Le blog du CEPII

Taxes financières

Retranscription écrite de l'émission du 26 janvier "Les idées claires d'Agnès Bénassy Quéré", chronique hebdomadaire sur France Culture le jeudi matin à 7h38.
Par Agnès Bénassy-Quéré
 Billet du 25 janvier 2012




Combien coûte une crise bancaire ? Il y a plusieurs manières de calculer. La première est de regarder l’expérience passée. Sur 60 grosses crises survenues entre  1977 et 2007, le coût brut moyen est de 14% du PIB. Mais il est probable que le coût des crises est plus élevé aujourd’hui que naguère car la finance s’est considérablement développée. Une deuxième évaluation est la hausse de la dette publique en Europe depuis 2007 : +20 points de PIB en moyenne, avec un pic à +83 points pour l’Irlande. Mais la crise, hélas, n’est pas finie. Un troisième calcul consiste alors à regarder les montants que l’Etat devrait débourser s’il devait renflouer toutes les banques considérées comme « trop grandes pour faire faillite ». Les montants sont alors vraiment impressionnants : 90% du PIB pour la France, 167% pour l’Espagne et jusqu’à 287% pour Chypre. Même si ces derniers chiffres surestiment certainement le risque, une conclusion s’impose : les grandes banques européennes ne sont pas seulement trop grandes pour faire faillite ; elles sont aussi trop grandes pour être sauvées en cas de coup dur. Que faire ?

Une première idée est de découper les banques en morceaux et d’isoler les morceaux de choix, ceux que l’on souhaite vraiment préserver car ils sont indispensables au financement de l’économie, en particulier la banque de détail. C’est la voie choisie par le Royaume-Uni et, plus timidement, par les Etats-Unis. Mais ce n’est pas la panacée, loin de là. Lehman Brother n’était pas une banque de détail,  et pourtant ce fut une grave erreur que de la laisser faire faillite. Un gouvernement hésitera désormais à abandonner une grande banque d’investissement comme une banque de détail.

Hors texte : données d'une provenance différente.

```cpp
static int stage_pourpoints(mhip_ctx *c, hipStream_t s, PourLink *pour = nullptr)
{
    const int64_t H = c->H, W = c->W;
    MH_ARG(c->have[MHIP_R_LABELS] && (c->have[MHIP_R_ACCUM] || c->have[MHIP_R_NOFLAT]),
           "POURPOINTS needs labels and accumulated flow or the no-flats surface");
    MH_TRY(ctx_ensure_labels_final(c, s));
    MH_TRY(ctx_label_max(c, s));
    MH_TRY(c->pour.alloc(sizeof(mhip_index_record) * (size_t)(c->nlabels + 1)));
    double *g = nullptr;
    if (!c->have[MHIP_R_ACCUM]) MH_TRY(ctx_noflat(c, &g));
    MH_TRY(stage_begin(c, MHIP_STAGE_POURPOINTS, s));
    bool from_keys = false;
    if (pour && pour->consumed && c->have[MHIP_R_ACCUM]) {
        uint32_t h[3] = {0, 1, 1};
        MH_HIP(hipMemcpyAsync(h, c->pp_misc.p, 12, hipMemcpyDeviceToHost, s));
        MH_TRY(pour_finish_dev(c->pp_key.as<unsigned long long>(), c->pp_tiles.as<unsigned long long>(), cdiv(H, 64) * cdiv(W, 64), c->nlabels, W,
                               c->pour.as<mhip_index_record>(), s));
        MH_HIP(stream_sync(s));
        from_keys = !h[1] && !h[2];
    }
    c->pour_algorithm = from_keys ? 1 : 0;
    if (from_keys) {
    } else if (c->have[MHIP_R_ACCUM])
        MH_TRY(label_arg_dev(c->r[MHIP_R_ACCUM].as<double>(), c->r[MHIP_R_LABELS].as<int32_t>(), H, W, c->nlabels, true,
                             c->pour.as<mhip_index_record>(), s, c->labels_components));
    else
        MH_TRY(label_arg_dev(g, c->r[MHIP_R_LABELS].as<int32_t>(), H, W, c->nlabels, false, c->pour.as<mhip_index_record>(), s));
    MH_TRY(stage_end(c, MHIP_STAGE_POURPOINTS, s));
    c->pour_valid = true;
    return MHIP_OK;
}

static int label_start_env()
{
    const char *e = dev_env("MHIP_LABEL_START");
    const int v = e ? atoi(e) : LABEL_START_DEFAULT;
    return v >= 0 && v <= 3 ? v : LABEL_START_DEFAULT;
}

extern "C" int mhip_ctx_run(mhip_ctx *c, int mask)
{
    MH_ARG(c, "ctx");
    MH_HIP(hipSetDevice(c->device));
    hipStream_t s = c->stream;
    if (c->nranks > 1 || c->ht || c->hb) {
        MH_ARG((mask & ~(MHIP_STAGE_FLOWDIR | MHIP_STAGE_ACCUM)) == 0,
               "this stage runs through the band entry points on a row band (mhip_ctx_fill_*, mhip_ctx_band_*)");
    }
    const bool serial_env = [] { const char *e = dev_env("MHIP_SERIAL"); return e && e[0] == '1'; }();
    const int side_a = mask & (MHIP_STAGE_NOFLAT | MHIP_STAGE_FLOWDIR | MHIP_STAGE_ACCUM);
    const int side_b = mask & (MHIP_STAGE_LABEL | MHIP_STAGE_WATERSHED);
    const bool overlap = side_a && side_b && !serial_env;
    FillHandover handover;
    FillHandover *const ho =
        ((mask & MHIP_STAGE_FILL) && (mask & MHIP_STAGE_NOFLAT) && c->nranks == 1 && !c->ht && !c->hb && fill_handover_env()) ? &handover : nullptr;
    c->fill_handover = 0;

    if (!overlap) {
        if (mask & MHIP_STAGE_FILL) MH_TRY(stage_fill(c, s, true, ho));
        bool fd_done = false;
        if (mask & MHIP_STAGE_NOFLAT) MH_TRY(stage_noflat(c, s, false, nullptr, (mask & MHIP_STAGE_FLOWDIR) != 0, &fd_done, ho));
        if (mask & MHIP_STAGE_FLOWDIR) MH_TRY(fd_done ? stage_flowdir_fused(c, s) : stage_flowdir(c, s));
        if (mask & MHIP_STAGE_ACCUM) MH_TRY(stage_accum(c, s));
        if (mask & MHIP_STAGE_LABEL) MH_TRY(stage_label(c, s));
        if (mask & MHIP_STAGE_WATERSHED) MH_TRY(stage_watershed(c, s));
        if (mask & MHIP_STAGE_POURPOINTS) MH_TRY(stage_pourpoints(c, s));
        return MHIP_OK;
    }

    StageTimer *t;
    for (int st : {MHIP_STAGE_FILL, MHIP_STAGE_NOFLAT, MHIP_STAGE_FLOWDIR, MHIP_STAGE_ACCUM, MHIP_STAGE_LABEL, MHIP_STAGE_WATERSHED,
                   MHIP_STAGE_POURPOINTS})
        if (mask & st) MH_TRY(ctx_timer(c, st, &t));
    auto side_stream = [&](hipStream_t *st) -> int {
        int least = 0, greatest = 0;
        MH_HIP(hipDeviceGetStreamPriorityRange(&least, &greatest));
        MH_HIP(hipStreamCreateWithPriority(st, hipStreamNonBlocking, least));
        return MHIP_OK;
    };
    if (!c->stream_b) MH_TRY(side_stream(&c->stream_b));
    if (!c->stream_c) MH_TRY(side_stream(&c->stream_c));
    MH_TRY(ctx_fork_join_events(c));
    if (!c->ev_cand) MH_HIP(hipEventCreateWithFlags(&c->ev_cand, hipEventDisableTiming));
    if (!c->ev_prep) MH_HIP(hipEventCreateWithFlags(&c->ev_prep, hipEventDisableTiming));
    hipStream_t sb = c->stream_b;
    const bool do_fill = (mask & MHIP_STAGE_FILL) != 0;
    MH_ARG(c->have[MHIP_R_DEM] || !(mask & (MHIP_STAGE_FILL | MHIP_STAGE_NOFLAT)), "FILL / NOFLAT need the DEM");

    std::promise<int> fill_done, shdg_done, flowdir_ready, label_ready, tail_reached;
    std::future<int> fill_fut = fill_done.get_future(), shdg_fut = shdg_done.get_future(), tail_fut = tail_reached.get_future();
    struct TailCtx {
        mhip_ctx *c;
        std::promise<int> *p;
        FillHandover *ho;
    } tail_ctx{c, &tail_reached, ho};
    StageHook tail_hook;
    tail_hook.arg = &tail_ctx;
    tail_hook.fn = [](void *arg, hipStream_t st) {
        TailCtx *t = static_cast<TailCtx *>(arg);
        ctx_handover_settled(t->c, t->ho);
        t->p->set_value(hipEventRecord(t->c->ev_tail, st) == hipSuccess ? MHIP_OK : MHIP_EHIP);
    };
    std::future<int> flowdir_fut = flowdir_ready.get_future(), label_fut = label_ready.get_future();
    struct CandHand {
        std::promise<int> p;
        std::future<int> f;
        std::atomic<bool> set{false};
    } cand_hand;
    cand_hand.f = cand_hand.p.get_future();
    PourLink pour_link;
    pour_link.arg = &cand_hand;
    pour_link.notify = [](void *a, int v) {
        CandHand *h = static_cast<CandHand *>(a);
        if (!h->set.exchange(true)) h->p.set_value(v);
    };
    pour_link.wait = [](void *a) { return static_cast<CandHand *>(a)->f.get(); };
    static const bool pour_pass = [] { const char *e = dev_env("MHIP_POUR"); return e && std::string(e) == "pass"; }();
    PourLink *const pour = ((mask & MHIP_STAGE_ACCUM) && (mask & MHIP_STAGE_WATERSHED) && (mask & MHIP_STAGE_POURPOINTS) && !pour_pass) ? &pour_link : nullptr;
    AccumPrep acc_prep;
    const bool prep_accum = (mask & MHIP_STAGE_ACCUM) && (mask & (MHIP_STAGE_NOFLAT | MHIP_STAGE_FLOWDIR)) && !c->ht && !c->hb;
    const bool ws_needs_new_flowdir = (mask & MHIP_STAGE_WATERSHED) && (mask & MHIP_STAGE_FLOWDIR);
    int rc_b = MHIP_OK;
    char err_b[512] = "";
    bool shdg_set = false, label_set = false;
    c->side.run([&] {
        rc_b = [&]() -> int {
            MH_HIP(hipSetDevice(c->device));
            int rc_e = MHIP_OK;
            if ((mask & MHIP_STAGE_NOFLAT) && !do_fill) rc_e = short_diag_dev(c->r[MHIP_R_DEM].as<float>(), c->H * c->W, &c->sh, &c->dg, sb);
            if (rc_e != MHIP_OK) snprintf(err_b, sizeof(err_b), "%s", get_error());
            shdg_done.set_value(rc_e);
            shdg_set = true;
            int rc_l = rc_e == MHIP_OK ? fill_fut.get() : rc_e;
            if (rc_l == MHIP_OK) rc_l = tail_fut.get();
            if (rc_l == MHIP_OK && hipStreamWaitEvent(sb, c->ev_tail, 0) != hipSuccess) rc_l = MHIP_EHIP;
            if (rc_l == MHIP_OK && (mask & MHIP_STAGE_LABEL)) rc_l = stage_label(c, sb);
            else if (rc_l == MHIP_OK && do_fill && !c->have[MHIP_R_DEPTHS]) rc_l = stage_depths(c, sb);
            if (rc_l == MHIP_OK && (mask & (MHIP_STAGE_WATERSHED | MHIP_STAGE_POURPOINTS)) && c->have[MHIP_R_LABELS]) {
                rc_l = ctx_ensure_labels_final(c, sb);
                if (rc_l == MHIP_OK) rc_l = ctx_label_max(c, sb);
            }
            if (rc_l == MHIP_OK && hipEventRecord(c->ev_label, sb) != hipSuccess) rc_l = MHIP_EHIP;
            if (rc_l != MHIP_OK && !err_b[0]) snprintf(err_b, sizeof(err_b), "%s", get_error());
            label_ready.set_value(rc_l);
            label_set = true;
            MH_TRY(rc_l);
            hipStream_t sw = sb;
            if (mask & MHIP_STAGE_WATERSHED) {
                sw = c->stream_c;
                MH_HIP(hipStreamWaitEvent(sw, c->ev_label, 0));
                if (ws_needs_new_flowdir) {
                    MH_TRY(flowdir_fut.get());
                    MH_HIP(hipStreamWaitEvent(sw, c->ev_flowdir, 0));
                }
                MH_TRY(stage_watershed(c, sw, pour));
            }
            MH_HIP(hipEventRecord(c->ev_join, sw));
            return MHIP_OK;
        }();
        if (rc_b != MHIP_OK && !err_b[0]) snprintf(err_b, sizeof(err_b), "%s", get_error());
        if (!shdg_set) shdg_done.set_value(rc_b);
        if (!label_set) label_ready.set_value(rc_b);
        pour_link.notify(pour_link.arg, 0);
    });
    int rc_a = MHIP_OK;
    if (do_fill) rc_a = stage_fill(c, s, false, ho);
    if (rc_a == MHIP_OK && hipEventRecord(c->ev_fork, s) != hipSuccess) rc_a = MHIP_EHIP;
    fill_done.set_value(rc_a);
    const int rc_e = shdg_fut.get();
    if (rc_a == MHIP_OK) rc_a = [&]() -> int {
        MH_TRY(rc_e);
        if (do_fill && (mask & MHIP_STAGE_NOFLAT)) {
            if (c->fill_st.have_minmax) short_diag_from_minmax(c->fill_st.dem_min, c->fill_st.dem_max, c->fill_st.dem_nan, &c->sh, &c->dg);
            else MH_TRY(short_diag_dev(c->r[MHIP_R_DEM].as<float>(), c->H * c->W, &c->sh, &c->dg, s));
        }
        if (prep_accum) MH_TRY(accum_prepare_dev(&acc_prep, c->H, c->W, c->stream_c, c->ev_prep));
        const int label_start = label_start_env();
        const bool owed = ho && ho->pending;
        if (label_start == 0 && !owed) tail_hook.fire(s);
        tail_hook.at = label_start;
        const bool armed = label_start == StageHook::TAIL_ROUNDS || label_start == StageHook::FINISH || (label_start == StageHook::FIRST_VISIT && owed);
        bool fd_done = false;
        if (mask & MHIP_STAGE_NOFLAT)
            MH_TRY(stage_noflat(c, s, true, armed ? &tail_hook : nullptr, (mask & MHIP_STAGE_FLOWDIR) != 0, &fd_done, ho));
        if (mask & MHIP_STAGE_FLOWDIR) {
            MH_TRY(fd_done ? stage_flowdir_fused(c, s) : stage_flowdir(c, s));
            MH_HIP(hipEventRecord(c->ev_flowdir, s));
        }
        return MHIP_OK;
    }();
    tail_hook.fire(s);
    flowdir_ready.set_value(rc_a);
    if (rc_a == MHIP_OK && (mask & MHIP_STAGE_ACCUM)) rc_a = stage_accum(c, s, pour, &acc_prep);
    const int rc_l = label_fut.get();
    if (rc_a == MHIP_OK && rc_l == MHIP_OK && (mask & MHIP_STAGE_POURPOINTS)) {
        rc_a = hipStreamWaitEvent(s, c->ev_label, 0) == hipSuccess ? stage_pourpoints(c, s, pour) : MHIP_EHIP;
    }
    c->side.wait();
    if (rc_a != MHIP_OK) return rc_a;
    if (rc_b != MHIP_OK) {
        set_error("%s", err_b);
        return rc_b;
    }
    MH_HIP(hipStreamWaitEvent(s, c->ev_join, 0));
    return MHIP_OK;
}
```
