 __global__ void k_export_slots(DTable t, AggMeta m, qi32 nparts, qi32 rec_bytes, qi64 slot_records,
                                unsigned long long* cursor, qu8* __restrict__ dst) {
   const qu64 SS = t.cap + 2;
   const qu64 slot_bytes = QE_SLOT_HEADER + (qu64)slot_records * rec_bytes;
   const qu64 stride = (qu64)gridDim.x * blockDim.x;
-  for (qu64 s0 = blockIdx.x * (qu64)blockDim.x; s0 < SS; s0 += stride) {
-    const qu64 s = s0 + threadIdx.x;
-    const bool has = s < SS && gslot_occupied(t, s);
-    const bool knull = s == t.cap;
-    const qi64 key = !has ? 0 : knull ? 0 : (s == t.cap + 1 ? EMPTY_KEY : t.keys[s]);
-    const qu32 p = has ? partition_of(key, knull, nparts) : 0;
-    const qu64 pos = wave_cursor(cursor, has, p);
-    qu8* base = dst + p * slot_bytes + QE_SLOT_HEADER;
-    if (has && pos < (qu64)slot_records) write_record(base + pos * (qu64)rec_bytes, t, m, s, key, knull);
-    if (m.any_x) {
-      const bool ext = has && slot_has_ext(t, m, s);
-      const qu64 pe = wave_cursor(cursor, ext, p, FXE_CHUNKS);
-      if (ext)
-        for (int c = 0; c < FXE_CHUNKS; ++c)
-          if (pe + c < (qu64)slot_records) write_chunk_record(base + (pe + c) * (qu64)rec_bytes, t, m, s, key, knull, c);
-    }
-  }
+  for (qu64 s0 = blockIdx.x * (qu64)blockDim.x; s0 < SS; s0 += stride)
+    export_slot_records(t, m, nparts, rec_bytes, slot_records, slot_bytes, cursor, dst, s0 + threadIdx.x);
+}
+
+__device__ __forceinline__ qu64 slot_header_max(qu64 mx, const qu64* __restrict__ guard) {
+  return guard && (guard[1] | guard[2] | guard[3]) ? 1ull << 62 : mx;
+}
+__device__ __forceinline__ void write_slot_header(qu8* __restrict__ dst, qu64 slot_bytes, int p, qu64 count, qu64 mx) {
+  qu64* hd = (qu64*)(dst + (qu64)p * slot_bytes);
+  hd[0] = count;
+  hd[1] = mx;
+  for (int w = 2; w < QE_SLOT_HEADER / 8; ++w) hd[w] = 0;
 }
 
 __global__ void k_slot_headers(const unsigned long long* __restrict__ cursor, qi32 nparts, qu64 slot_bytes,
@@ -1135,13 +1161,34 @@
     const qu64 o = __shfl_xor(mx, off);
     mx = o > mx ? o : mx;
   }
-  if (guard && (guard[1] | guard[2] | guard[3])) mx = 1ull << 62;
-  for (int p = threadIdx.x; p < nparts; p += blockDim.x) {
-    qu64* hd = (qu64*)(dst + (qu64)p * slot_bytes);
-    hd[0] = cursor[p];
-    hd[1] = mx;
-    for (int w = 2; w < QE_SLOT_HEADER / 8; ++w) hd[w] = 0;
-  }
+  mx = slot_header_max(mx, guard);
+  for (int p = threadIdx.x; p < nparts; p += blockDim.x) write_slot_header(dst, slot_bytes, p, cursor[p], mx);
+}
+
+__global__ void __launch_bounds__(SMALL_WG_THREADS) k_export_slots_small(DTable t, AggMeta m, qi32 nparts, qi32 rec_bytes,
+                                                                         qi64 slot_records, qu8* __restrict__ dst,
+                                                                         const qu64* __restrict__ guard) {
+  __shared__ unsigned long long cur[EXPORT_SMALL_MAX_PARTS];
+  __shared__ qu64 wmx[SMALL_WG_THREADS / 64];
+  static_assert(EXPORT_SMALL_MAX_PARTS == SMALL_WG_THREADS, "one cursor per thread");
+  const int tid = threadIdx.x;
+  const qu64 SS = t.cap + 2;
+  const qu64 slot_bytes = QE_SLOT_HEADER + (qu64)slot_records * rec_bytes;
+  cur[tid] = 0;
+  __syncthreads();
+  for (qu64 s0 = 0; s0 < SS; s0 += SMALL_WG_THREADS)
+    export_slot_records(t, m, nparts, rec_bytes, slot_records, slot_bytes, cur, dst, s0 + tid);
+  __syncthreads();
+  qu64 mx = tid < nparts ? cur[tid] : 0;
+  for (int off = 32; off > 0; off >>= 1) {
+    const qu64 o = __shfl_xor(mx, off);
+    mx = o > mx ? o : mx;
+  }
+  if ((tid & 63) == 0) wmx[tid >> 6] = mx;
+  __syncthreads();
+  for (int w = 0; w < SMALL_WG_THREADS / 64; ++w) mx = wmx[w] > mx ? wmx[w] : mx;
+  mx = slot_header_max(mx, guard);
+  if (tid < nparts) write_slot_header(dst, slot_bytes, tid, cur[tid], mx);
 }
 
 __global__ void k_occ_count(DTable t, qi64* __restrict__ tile_counts, qi32 tile_slots) {
@@ -1270,10 +1317,10 @@
   }
 }
 
-constexpr int FS_THREADS = 1024, FS_PER = 16, FS_WAVES = FS_THREADS / 64;
+constexpr int FS_THREADS = SMALL_WG_THREADS, FS_PER = SMALL_WG_PER, FS_WAVES = FS_THREADS / 64;
 static_assert(FS_THREADS * FS_PER / 2 / 32 <= FS_WORDS, "LDS bitmaps hold every group of a small table");
-__global__ void __launch_bounds__(FS_THREADS) k_finalize_small(DTable t, AggMeta m, KeyMeta km, OutCols out,
-                                                               qi64 groups) {
+__device__ __forceinline__ void finalize_small_wg(const DTable& t, const AggMeta& m, const KeyMeta& km,
+                                                  const OutCols& out, qi64 groups) {
   __shared__ qi32 wcnt[FS_PER][FS_WAVES];
   __shared__ qu64 wbal[FS_PER][FS_WAVES];
   __shared__ qu32 lbits[(QE_MAX_KEYS + QE_MAX_AGGS) * FS_WORDS];
@@ -1328,6 +1375,94 @@
     for (int j = 0; j < m.naggs; ++j)
       if (out.aggs[j].validity) ((qu32*)out.aggs[j].validity)[w] = lbits[(QE_MAX_KEYS + j) * FS_WORDS + w];
   }
+}
+
+__global__ void __launch_bounds__(FS_THREADS) k_finalize_small(DTable t, AggMeta m, KeyMeta km, OutCols out,
+                                                               qi64 groups) {
+  finalize_small_wg(t, m, km, out, groups);
+}
+
+__global__ void __launch_bounds__(FS_THREADS) k_import_finalize(const qu8* __restrict__ slots, qi32 nslots,
+                                                                qi64 slot_records, qi32 rec_bytes, DTable g, AggMeta m,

Dans le même esprit, une deuxième manière de traiter le problème des grandes banques est de les forcer à une cure d’amincissement en durcissant les normes de capital. Le problème, c’est que pour maigrir, les banques risquent d’adopter un régime sans crédit aux PME et aux Etats. En cette période morose, toute l’économie risque de perdre du poids.

Finalement, la meilleure d’aborder la question, c’est peut-être que les banques payent elles-mêmes l’assurance implicite que leur offre l’Etat, voire qu’elles décident de maigrir à leur rythme sous l’influence d’une taxe. Dans les années 1920, Arthur Pigou avait proposé de taxer les cheminées pour lutter contre le fog londonien. L’idée du pollueur-payeur a, depuis lors, fait son chemin et elle peut s’appliquer aux banques. Mais si l’on suit bien la logique, il faudrait taxer les bilans bancaires et non les transactions financières, ceci pour trois raisons. D’abord, le coût d’une crise bancaire (la pollution) est grosso modo proportionnel au bilan des banques et non au montant des transactions. Ensuite, les bilans bancaires sont moins mobiles que les transactions financières et il est donc moins difficile de les taxer. Enfin, une telle approche évite d’avoir à séparer les « bonnes » transactions (qu’on ne veut pas taxer) et les transactions supposées spéculatives, très difficiles à repérer. Mais étant donné l’ampleur des risques à couvrir, il est essentiel d’organiser une telle contribution directement au niveau européen. Renflouer une banque chypriote devrait être faisable au niveau européen, avec un budget européen abondé par les banques européennes. Pourquoi diable avons-nous une politique agricole commune et pas de politique bancaire commune ? les vaches semblent mieux gardées que les banques.